■ **Task details**
Please retype, unchanged, each line from the top of the material below through the line where "float am[2][4];" appears.

■ **Provided information**
#ifdef PD_ROWS_PACKED_SPLIT
#define ROWS_SPLIT split4h
#else
#define ROWS_SPLIT split4h_u
#endif
__device__ int g_rows_wstage = 1;
template <bool AM, int MODE = 0>
__global__ __launch_bounds__(512)
void gemm_rows_f16x2_k256(const float *__restrict__ A, const float *__restrict__ B, const float *__restrict__ bias, float *__restrict__ C,
                          int M, int npanels, int lda, int ldb, int ldc, const float *__restrict__ a_amax,
                          const float *__restrict__ b_amax, unsigned *__restrict__ c_amax, unsigned short *__restrict__ bits = nullptr,
                          float *__restrict__ colsum = nullptr)
{
  __shared__ __attribute__((aligned(16))) unsigned char lds0[RS_BUF], lds1[RS_BUF];
  __shared__ __attribute__((aligned(16))) float sinv0[32], sinv1[32], sdump[64];
  const int t = threadIdx.x, lane = t & 63, w = __builtin_amdgcn_readfirstlane(t >> 6), fr = lane & 31, fh = lane >> 5;
  const int x = blockIdx.x & 7, q = blockIdx.x >> 3;
  const int panel = q % npanels, rg = (q / npanels) * 8 + x, nrg = (gridDim.x / 8 / npanels) * 8;
  const int ntile = (M + 31) >> 5;
  const int t0 = (int)((int64_t)rg * ntile / nrg), t1 = (int)((int64_t)(rg + 1) * ntile / nrg), T = t1 - t0;
  if (T <= 0) return;
  const int n0 = panel * 256 + w * 32;

  float4 R[2][4];
  float am[2][4];
  auto gload = [&](int rs, int tile) {
    tile = min(tile, t1 - 1);
#pragma unroll
    for (int j = 0; j < 4; ++j) {
      const int row = min(tile * 32 + w + 8 * j, M - 1);
      if (PD_ABL & 8) R[rs][j] = make_float4(1.f, 0.5f, 0.25f, (float)row);
      else R[rs][j] = *reinterpret_cast<const float4 *>(A + (int64_t)row * lda + 4 * lane);
      am[rs][j] = AM ? a_amax[row] : 0.f;
    }
  };
  auto split_store = [&](int rs, int buf) {
    float invs[4];
#pragma unroll
// ... 42 lines not shown
          const float2 f0 = *reinterpret_cast<const float2 *>(wsrc + 16 * sq), f1 = *reinterpret_cast<const float2 *>(wsrc + 16 * sq + 2), \
                       f2 = *reinterpret_cast<const float2 *>(wsrc + 16 * sq + 4), f3 = *reinterpret_cast<const float2 *>(wsrc + 16 * sq + 6); \
          const SplitH u = split4h(make_float4(f0.x, f0.y, f1.x, f1.y), sbv), v = split4h(make_float4(f2.x, f2.y, f3.x, f3.y), sbv); \
          bh[4 * R + sq] = __builtin_bit_cast(h16x8, u32x4{u.hi.x, u.hi.y, v.hi.x, v.hi.y});                                   \
          bl[4 * R + sq] = __builtin_bit_cast(h16x8, u32x4{u.lo.x, u.lo.y, v.lo.x, v.lo.y});                                   \
        }                                                                                                                      \
        asm volatile("s_waitcnt lgkmcnt(0)" ::: "memory");        \
      }
      PD_WPASS(0, wa, wb) PD_WPASS(1, wb, wa) PD_WPASS(2, wa, wb) PD_WPASS(3, wb, wa)
#undef PD_WPASS
      __syncthreads();
    } else {
      const float *bp = B + (int64_t)(n0 + fr) * ldb + 8 * fh;
#pragma unroll
      for (int s = 0; s < 16; ++s) {
        const SplitH u = split4h((PD_ABL & 64) ? make_float4(1.f, 2.f, (float)s, sbv) : *reinterpret_cast<const float4 *>(bp + 16 * s), sbv),
                     v = split4h((PD_ABL & 64) ? make_float4(1.f, 2.f, (float)s, ibv) : *reinterpret_cast<const float4 *>(bp + 16 * s + 4), sbv);
        bh[s] = __builtin_bit_cast(h16x8, u32x4{u.hi.x, u.hi.y, v.hi.x, v.hi.y});
        bl[s] = __builtin_bit_cast(h16x8, u32x4{u.lo.x, u.lo.y, v.lo.x, v.lo.y});
      }
    }
  }
  const float bv = bias ? bias[n0 + fr] : 0.f;
  float csum = 0.f;
  split_store(0, 0);
  gload(0, t0 + 2);
  __syncthreads();

  auto iter = [&](int it, int par) {
    const unsigned char *base = (par ? lds1 : lds0) + fh * RS_PANEL + fr * 16;
    unsigned wbits = 0u;
    if (MODE == 2) wbits = (unsigned)bits[(((int64_t)(t0 + it) * npanels + panel) * 8 + w) * 64 + lane];
    f32x16 acc0, acc1;
#pragma unroll
    for (int e = 0; e < 16; ++e) { acc0[e] = 0.f; acc1[e] = 0.f; }
#pragma unroll
    for (int s = 0; s < ((PD_ABL & 1) ? 0 : 16); ++s) {
      const h16x8 ah = (PD_ABL & 2) ? bl[15 - s] : *reinterpret_cast<const h16x8 *>(base + 2 * s * RS_PANEL);
      const h16x8 al = (PD_ABL & 2) ? bh[15 - s] : *reinterpret_cast<const h16x8 *>(base + 2 * s * RS_PANEL + RS_PLANE);
#ifdef PD_ROWS_TWO_CHAINS
      if (s & 1) { mmah(acc1, al, bh[s]); mmah(acc0, ah, bl[s]); mmah(acc1, ah, bh[s]); }
      else       { mmah(acc0, al, bh[s]); mmah(acc1, ah, bl[s]); mmah(acc0, ah, bh[s]); }
#else
      mmah(acc0, al, bh[s]); mmah(acc0, ah, bl[s]); mmah(acc0, ah, bh[s]);
#endif
    }
    split_store(par ^ 1, par ^ 1);
    gload(par ^ 1, t0 + it + 3);
#pragma unroll
    for (int s = 0; s < 16; ++s) {
      __builtin_amdgcn_sched_group_barrier(0x008, 1, 0);
      __builtin_amdgcn_sched_group_barrier(0x002, 2, 0);
      __builtin_amdgcn_sched_group_barrier(0x008, 1, 0);
      __builtin_amdgcn_sched_group_barrier(0x002, 2, 0);
      __builtin_amdgcn_sched_group_barrier(0x008, 1, 0);
      __builtin_amdgcn_sched_group_barrier(0x002, 2, 0);
      if (s & 1) __builtin_amdgcn_sched_group_barrier(0x200, 1, 0);
      if ((s & 3) == 3) __builtin_amdgcn_sched_group_barrier(0x020, 1, 0);
    }
    __builtin_amdgcn_sched_barrier(0);
    const int row0 = (t0 + it) * 32;
    float o[16];
#pragma unroll
    for (int qd = 0; qd < 4; ++qd) {
      const float4 ia = *reinterpret_cast<const float4 *>((par ? sinv1 : sinv0) + 8 * qd + 4 * fh);
      o[4 * qd + 0] = (acc0[4 * qd + 0] + acc1[4 * qd + 0]) * (ia.x * ibv) + bv;
      o[4 * qd + 1] = (acc0[4 * qd + 1] + acc1[4 * qd + 1]) * (ia.y * ibv) + bv;
      o[4 * qd + 2] = (acc0[4 * qd + 2] + acc1[4 * qd + 2]) * (ia.z * ibv) + bv;
      o[4 * qd + 3] = (acc0[4 * qd + 3] + acc1[4 * qd + 3]) * (ia.w * ibv) + bv;
    }
    if (MODE != 0) {
      const int64_t widx = (((int64_t)(t0 + it) * npanels + panel) * 8 + w) * 64 + lane;
      unsigned word = 0u;
      if (MODE == 2) { asm volatile("" : "+v"(wbits)); word = wbits; }
#pragma unroll
      for (int e = 0; e < 16; ++e) {
        const int rl = (e & 3) + 8 * (e >> 2) + 4 * fh;
        if (MODE == 1) {
          o[e] = fmaxf(o[e], 0.f);
          word |= (o[e] > 0.f ? 1u : 0u) << e;
        } else {
          o[e] = ((word >> e) & 1u) ? o[e] : 0.f;
          if (row0 + rl < M) csum += o[e];
        }
      }
      if (MODE == 1 && bits) bits[widx] = (unsigned short)word;
    }
    float *cp = C + (int64_t)row0 * ldc + n0 + fr;
    if (PD_ABL & 16) {
#pragma unroll
      for (int e = 0; e < 16; ++e) asm volatile("" ::"v"(o[e]));
    } else if (row0 + 32 <= M) {
#pragma unroll
      for (int e = 0; e < 16; ++e) cp[(int64_t)((e & 3) + 8 * (e >> 2) + 4 * fh) * ldc] = o[e];
    } else {
#pragma unroll
      for (int e = 0; e < 16; ++e) {
        const int rl = (e & 3) + 8 * (e >> 2) + 4 * fh;
        if (row0 + rl < M) cp[(int64_t)rl * ldc] = o[e];
      }
    }
    if (c_amax) {
      float v[16];
#pragma unroll
      for (int e = 0; e < 16; ++e) v[e] = fabsf(o[e]);
#pragma unroll
      for (int n = 8, m = 16; n >= 1; n >>= 1, m >>= 1) {
        const bool up = (lane & m) != 0;
#pragma unroll
        for (int i = 0; i < n; ++i) {
          const float mine = up ? v[n + i] : v[i], send = up ? v[i] : v[n + i];
          v[i] = fmaxf(mine, __shfl_xor(send, m, 64));
        }
      }
      const float r = fmaxf(v[0], __shfl_xor(v[0], 1, 64));
      const int e = (lane >> 1) & 15, rl = (e & 3) + 8 * (e >> 2) + 4 * fh;
      if (!(lane & 1) && row0 + rl < M && r > 0.f) atomicMax(c_amax + row0 + rl, __float_as_uint(r));
    }
    __syncthreads();
  };
  for (int it = 0; it < T; it += 2) {
    iter(it, 0);
    if (it + 1 < T) iter(it + 1, 1);
  }
  if (MODE == 2) {
    csum += __shfl_xor(csum, 32, 64);
    if (lane < 32 && csum != 0.f) unsafeAtomicAdd(colsum + n0 + fr, csum);
  }
}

■ **Expected answer**
#ifdef PD_ROWS_PACKED_SPLIT
#define ROWS_SPLIT split4h
#else
#define ROWS_SPLIT split4h_u
#endif
__device__ int g_rows_wstage = 1;
template <bool AM, int MODE = 0>
__global__ __launch_bounds__(512)
void gemm_rows_f16x2_k256(const float *__restrict__ A, const float *__restrict__ B, const float *__restrict__ bias, float *__restrict__ C,
                          int M, int npanels, int lda, int ldb, int ldc, const float *__restrict__ a_amax,
                          const float *__restrict__ b_amax, unsigned *__restrict__ c_amax, unsigned short *__restrict__ bits = nullptr,
                          float *__restrict__ colsum = nullptr)
{
  __shared__ __attribute__((aligned(16))) unsigned char lds0[RS_BUF], lds1[RS_BUF];
  __shared__ __attribute__((aligned(16))) float sinv0[32], sinv1[32], sdump[64];
  const int t = threadIdx.x, lane = t & 63, w = __builtin_amdgcn_readfirstlane(t >> 6), fr = lane & 31, fh = lane >> 5;
  const int x = blockIdx.x & 7, q = blockIdx.x >> 3;
  const int panel = q % npanels, rg = (q / npanels) * 8 + x, nrg = (gridDim.x / 8 / npanels) * 8;
  const int ntile = (M + 31) >> 5;
  const int t0 = (int)((int64_t)rg * ntile / nrg), t1 = (int)((int64_t)(rg + 1) * ntile / nrg), T = t1 - t0;
  if (T <= 0) return;
  const int n0 = panel * 256 + w * 32;

  float4 R[2][4];
  float am[2][4];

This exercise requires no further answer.